When it comes to building wealth, credit is an underplayed hand that even the savviest investors don’t give enough weight. Healthy credit habits and healthy financial habits are not mutually exclusive by any stretch of the imagination. If you’re strategic about monitoring your credit score, improving your score over time, and making wise decisions about using credit cards, life will get a lot easier when it comes to big ticket purchases and growing your net worth.
Read about the credit habits of the most affluent Americans to learn how to make your credit score work for you.
Habit 1: They Track Their Finances
Wealth-minded people keep tabs on every aspect of their finances, including how their credit score improves or declines. When you know where you stand, you can use financial strengths like a great credit score to your advantage and make moves to improve your financial weaknesses. It’s wise to get in the habit of reviewing your credit report on a regular basis. You can do this for free online. This will also help you detect any fraudulent credit card activity happening under your name.
An even easier way to keep track of fluctuations to your credit score is through apps like Credit Karma, Credit Sesame or Experian. They’ll also show you how your score improves or decreases based on credit card utilization, payment history, age of credit history, total accounts you have open or hard credit inquiries. Many credit card companies offer similar services.
Keeping tabs on your score is important:
- You can spot mistakes recorded in your credit history or fraudulent activity, which can damage your credit
- You know what to expect if you ever need to use your credit for big ticket purchases, like a home or car
- It can serve as a gauge for your financial habits
Another simple way to track activity on your credit cards is with Personal Capital’s free app and online dashboard. Link all of your accounts, and you can quickly review purchase activity in one location.
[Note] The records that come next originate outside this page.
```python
SIGNATURES = {
    "vgpa_dpo_loss_workspace_bytes": (SZ, [I64]),
    "vgpa_dpo_loss_fwd": (I32, [P, P, P, P, P, P, I64, I64, I64, I64, I64, I32, F32, F32, I32, I32, P, P, P, P, SZ, P]),
    "vgpa_dpo_loss_bwd": (I32, [P, P, P, P, I64, I64, I64, I64, I64, I32, F32, I32, P, P, P, P, P]),
    "vgpa_noise_velocity_paired": (I32, [P, P, P, P, P, I64, I64, I32, I32, P, P, P]),
    "vgpa_flow_noise_velocity_paired": (I32, [P, P, P, I64, I64, I32, I32, P, P, P]),
    "vgpa_ln_modulate_fwd": (I32, [P, P, P, P, P, P, P, I64, I64, I64, I64, I64, F32, P, P, P, P]),
    "vgpa_ln_modulate_bwd": (I32, [P, P, P, P, P, P, P, I64, I64, I64, I64, I64, P, P, P]),
    "vgpa_residual_ln_fwd": (I32, [P, P, P, P, I64, P, P, P, P, P, P, I64, I64, I64, I64, I64, F32, P, P, I64, P, P, P]),
    "vgpa_residual_ln_bwd": (I32, [P, P, P, P, P, P, P, I64, P, P, I64, P, I64, I64, I64, I64, P, P, I64, P]),
    "vgpa_residual_ln_fwd_q8": (I32, [P, P, P, P, I64, P, P, P, P, P, P, I64, I64, I64, I64, I64, F32, P, P, P, P, P, P]),
    "vgpa_residual_ln_bwd_q8": (I32, [P, P, P, P, P, P, P, I64, P, P, I64, P, I64, I64, I64, I64, P, P, P, P]),
    "vgpa_gate_residual": (I32, [P, P, P, P, I64, I64, I64, I64, I64, P, P]),
    "vgpa_gelu_tanh_fwd": (I32, [P, I64, P, P]),
    "vgpa_gelu_tanh_bwd": (I32, [P, P, I64, P, P]),
    "vgpa_qknorm_rope_fwd": (I32, [P, P, P, P, P, P, P, P, P, P, P, P, P, P, I64, I64, I64, I64, I64, F32, F32, I32, P]),
    "vgpa_qknorm_rope_bwd": (I32, [P, P, P, P, P, P, P, P, P, P, P, P, P, P, P, P, I64, I64, I64, I64, I64, F32, I32, P]),
    "vgpa_grad_norm_workspace_bytes": (SZ, []),
    "vgpa_grad_norm": (I32, [P, I64, F32, P, P, SZ, P]),
    "vgpa_adamw_step": (I32, [P, P, P, P, I64, F32, F32, F32, F32, F32, I64, F32, F32, P, P]),
    "vgpa_attn_bwd_delta_res": (I32, [P, P, I32, P, P, P, P, P, I64, I64, I64, I64, P]),
    "vgpa_attn_bwd_dq_w1": (I32, [P, P, P, P, P, P, P, P, P, P, P, P, I64, I64, I64, I64, F32, I32, P, SZ, P]),
    "vgpa_attn_fwd_w1_workspace_bytes": (SZ, [I64, I64, I64]),
    "vgpa_attn_bwd_prep_w1_res": (I32, [P, P, I32, P, P, P, P, P, P, P, I64, I64, I64, I64, P]),
    "vgpa_attn_fwd_w1_res": (I32, [P, P, P, P, P, I32, P, P, P, P, P, P, I64, I64, I64, I64, F32, I32, P, SZ, P]),
    "vgpa_attn_fwd_online_res": (I32, [P, P, P, P, P, I32, P, P, P, P, P, P, I64, I64, I64, I64, F32, I32, P, SZ, P]),
    "vgpa_attn_bwd_dkv_w1": (I32, [P, P, P, P, P, P, P, P, P, P, P, P, P, I64, I64, I64, I64, F32, I32, P, SZ, P]),
    "vgpa_attn_bwd_split_workspace_bytes": (SZ, [I64, I64, I64]),
    "vgpa_lora_down": (I32, [P, I64, P, P, I64, I64, I64, I64, P]),
    "vgpa_lora_up_add": (I32, [P, I64, P, I64, P, I64, F32, I64, I64, I64, I32, P]),
    "vgpa_lora_grad_workspace_bytes": (SZ, [I64, I64, I64]),
    "vgpa_lora_grad_ws": (I32, [P, I64, P, I64, P, I64, F32, I64, I64, I64, P, SZ, P]),
    "vgpa_lora_ext_refresh": (I32, [P, P, F32, I64, I64, I64, P, P, I64, P, I64, P, P]),
    "vgpa_attn128_fwd_workspace_bytes": (SZ, [I64, I64, I64]),
    "vgpa_attn128_fwd": (I32, [P, P, P, P, P, P, P, P, P, P, P, I64, I64, I64, I64, F32, P, SZ, P]),
    "vgpa_attn128_fwd_f8_workspace_bytes": (SZ, [I64, I64, I64, I64]),
    "vgpa_attn128_fwd_f8": (I32, [P] * 17 + [I64, I64, I64, I64, F32, P, SZ, P]),
    "vgpa_attn128_bwd_workspace_bytes": (SZ, [I64, I64, I64]),
    "vgpa_attn128_bwd": (I32, [P] * 19 + [I64, I64, I64, I64, F32, I32, P, SZ, P]),
    "vgpa_attn128_bwd_prescaled": (I32, [P] * 19 + [I64, I64, I64, I64, F32, I32, P, SZ, P]),
    "vgpa_wan_ln_mod_fwd": (I32, [P, I32, P, P, P, P, P, P, P, P, I64, I64, I64, F32, I32, P, I32, I64, P, P, P, P, P]),
    "vgpa_wan_ln_mod_bwd": (I32, [P, I32, P, I32, P, P, P, P, P, I64, I64, I64, P, P, P, P, I64, P]),
    "vgpa_wan_gate_residual": (I32, [P, P, P, P, I64, I64, I64, P, P]),
    "vgpa_wan_gate_bwd": (I32, [P, P, P, I64, I64, I64, P, I64, P]),
    "vgpa_wan_gate_bwd_q8": (I32, [P, P, P, I64, I64, I64, P, P, P]),
    "vgpa_wan_rms_rope_fwd": (I32, [P, I64, P, P, P, I64, I64, I64, I64, F32, P, I64, P, P]),
    "vgpa_wan_rms_rope_bwd": (I32, [P, I64, P, I64, P, P, P, P, I64, I64, I64, I64, P, I64, P]),
    "vgpa_quant_fp8_rows": (I32, [P, I64, P, P, I64, I64, P]),
    "vgpa_gelu_tanh_fwd_q8": (I32, [P, I64, I64, P, P, P]),
    "vgpa_gelu_tanh_bwd_q8": (I32, [P, P, I64, I64, P, P, P]),
    "vgpa_preprocess_shape": (I32, [I32, I32, I32, P, P]),
    "vgpa_preprocess_workspace_bytes": (SZ, [I32, I32, I32, I32]),
    "vgpa_preprocess_frames": (I32, [P, I32, I32, I32, I32, P, P, SZ, P]),
    "vgpa_image_resize_workspace_bytes": (SZ, [I32, I32, I32, I32, I32, I32]),
    "vgpa_image_resize": (I32, [P, I32, I32, I32, I32, I32, I32, P, P, SZ, P]),
    "vgpa_image_to_pm1": (I32, [P, I64, I64, I64, I32, P, P]),
    "vgpa_da3_resize_workspace_bytes": (SZ, [I32, I32, I32, I32, I32]),
    "vgpa_da3_resize": (I32, [P, I32, I32, I32, I32, I32, I32, P, P, P, P, P, SZ, P]),
    "vgpa_da3_normalize": (I32, [P, I32, I32, I32, I32, I32, I32, I32, P, P, P, P]),
    "vgpa_sampler_step": (I32, [P, I32, I32, P, P, P, P, I64, I64, I64, I64, I64, I32, F32, F32, F32, F32, F32, F32, F32, P, P, P, I32, P]),
    "vgpa_project_points_workspace_bytes": (SZ, [I64, I64, I64]),
    "vgpa_project_points": (I32, [P, P, P, F32, P, P, P, I32, I64, I64, I64, I64, P, P, P, SZ, P]),
    "vgpa_conf_threshold_workspace_bytes": (SZ, []),
    "vgpa_conf_threshold": (I32, [P, I64, F64, P, P, SZ, P]),
    "vgpa_frame_metric_workspace_bytes": (SZ, []),
    "vgpa_frame_metric": (I32, [P, I32, I32, I32, P, I32, I32, I32, I64, I64, I64, I64, I64, I64, I32, P, P, SZ, P]),
    "vgpa_frame_ssim_workspace_bytes": (SZ, [I64, I64, I64, I64]),
    "vgpa_frame_ssim": (I32, [P, I32, I32, I32, P, I32, I32, I32, I64, I64, I64, I64, I32, P, P, P, SZ, P]),
    "vgpa_frames_to_pm1": (I32, [P, I32, I32, I32, I64, I64, I64, I64, I64, I64, P, P, SZ, P]),
    "vgpa_mvcs_workspace_bytes": (SZ, [I64]),
    "vgpa_mvcs": (I32, [P, P, I32, P, I32, I64, I64, I64, P, P, SZ, P]),
    "vgpa_unproject_depth": (I32, [P, P, P, I32, I64, I64, I64, P, P]),
    "vgpa_pose_decode": (I32, [P, I64, F32, F32, P, P, P]),
    "vgpa_motion_score": (I32, [P, I32, I64, P, P]),
    "vgpa_epipolar_sampson": (I32, [P, P, P, I64, P, P, P]),
    "vgpa_conv3x3_f32": (I32, [P, P, P, P, P, P, I64, I64, I64, I64, I64, I64, I32, P]),
    "vgpa_conv1x1_f32": (I32, [P, P, P, P, I64, I64, I64, P]),
    "vgpa_dpt_tail_f32": (I32, [P, P, P, P, P, P, P, P, P, I64, I64, I64, I64, I64, I64, I32, I32, P]),
    "vgpa_upsample_bilinear_ac_f32": (I32, [P, P, P, P, I64, I64, I64, I64, I64, I64, P]),
    "vgpa_attn_small_f32": (I32, [P, P, P, I64, I64, I64, P, I64, I64, I64, I64, F32, P]),
    "vgpa_dino_embed": (I32, [P, I32, P, I64, P, P, P, P, P, I32, I64, I64, I64, I64, I64, I64, P]),
    "vgpa_stream_ln_f32": (I32, [P, P, P, P, P, P, P, I32, I64, I64, F32, P]),
    "vgpa_lpips_input_f32": (I32, [P, P, I64, I64, I64, F32, F32, F32, F32, F32, F32, I32, P]),
    "vgpa_maxpool2x2_f32": (I32, [P, P, I64, I64, I64, I64, I32, P]),
    "vgpa_lpips_layer_workspace_bytes": (SZ, [I64, I64, I64, I64]),
# ... 89 lines not shown
```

Habit 2: They Know How Credit Scores Work
If you want to build your credit, and make it work for you, you have to know how credit scores work in the first place. Your credit score is calculated based on amounts you owe, new credit, the length of your credit history, your payment history and your credit mix, according to FICO:
- Payment history: Your payment history makes up 35% of your overall score, which means it’s critical to make sure you pay credit cards and loan payments on time.
- Amounts owed: 30% of your score is based on credit utilization, which is how much money you owe compared to how much credit you have available. You want to have a low credit card utilization. Wealth-minded people optimize their credit utilization by establishing high credit limits on multiple cards but not using the entire limit. A good way to increase your credit limit is to call your credit card company on a quarterly or annual basis and request a higher limit.
- Length of credit history: This makes up 15% of your score. Many experts advise you keep your oldest credit cards open even if you don’t use them – the longer your credit history is the better your score.
- New credit: Opening too many accounts around the same time can have a negative impact on your score, according to FICO. This factor makes up 1% of your score.
- Types of credit used: FICO considers the mix of credit you use – private loans, mortgages, credit cards, etc – when calculating your score. This accounts for 10% of your score.
Habit 3: They Use Credit Card Rewards Responsibly
Credit card rewards are another way to use good credit to your advantage. When you’ve got an attractive score, you’re eligible for cards that come with great perks.
If you have good credit, you can use credit card rewards to earn hundreds of dollars of cash back throughout the year or deals on hotel stays and vacation travel. Whatever the reward, the idea is the same: you get freebies for charging the things you would be buying anyway on a credit card. and you build credit.. Of course, pay your balance in full each month, don’t spend more just to get those rewards, avoid opening too many credit card accounts and be aware of fees associated with credit card points programs.
Building wealth requires long-term thinking. It’s about having full control of your finances. Sure, developing good credit habits might not seem like the most exciting jolt to your short-term financial picture. But establishing good credit ensures you have control over your finances and goes hand-in-hand with building wealth.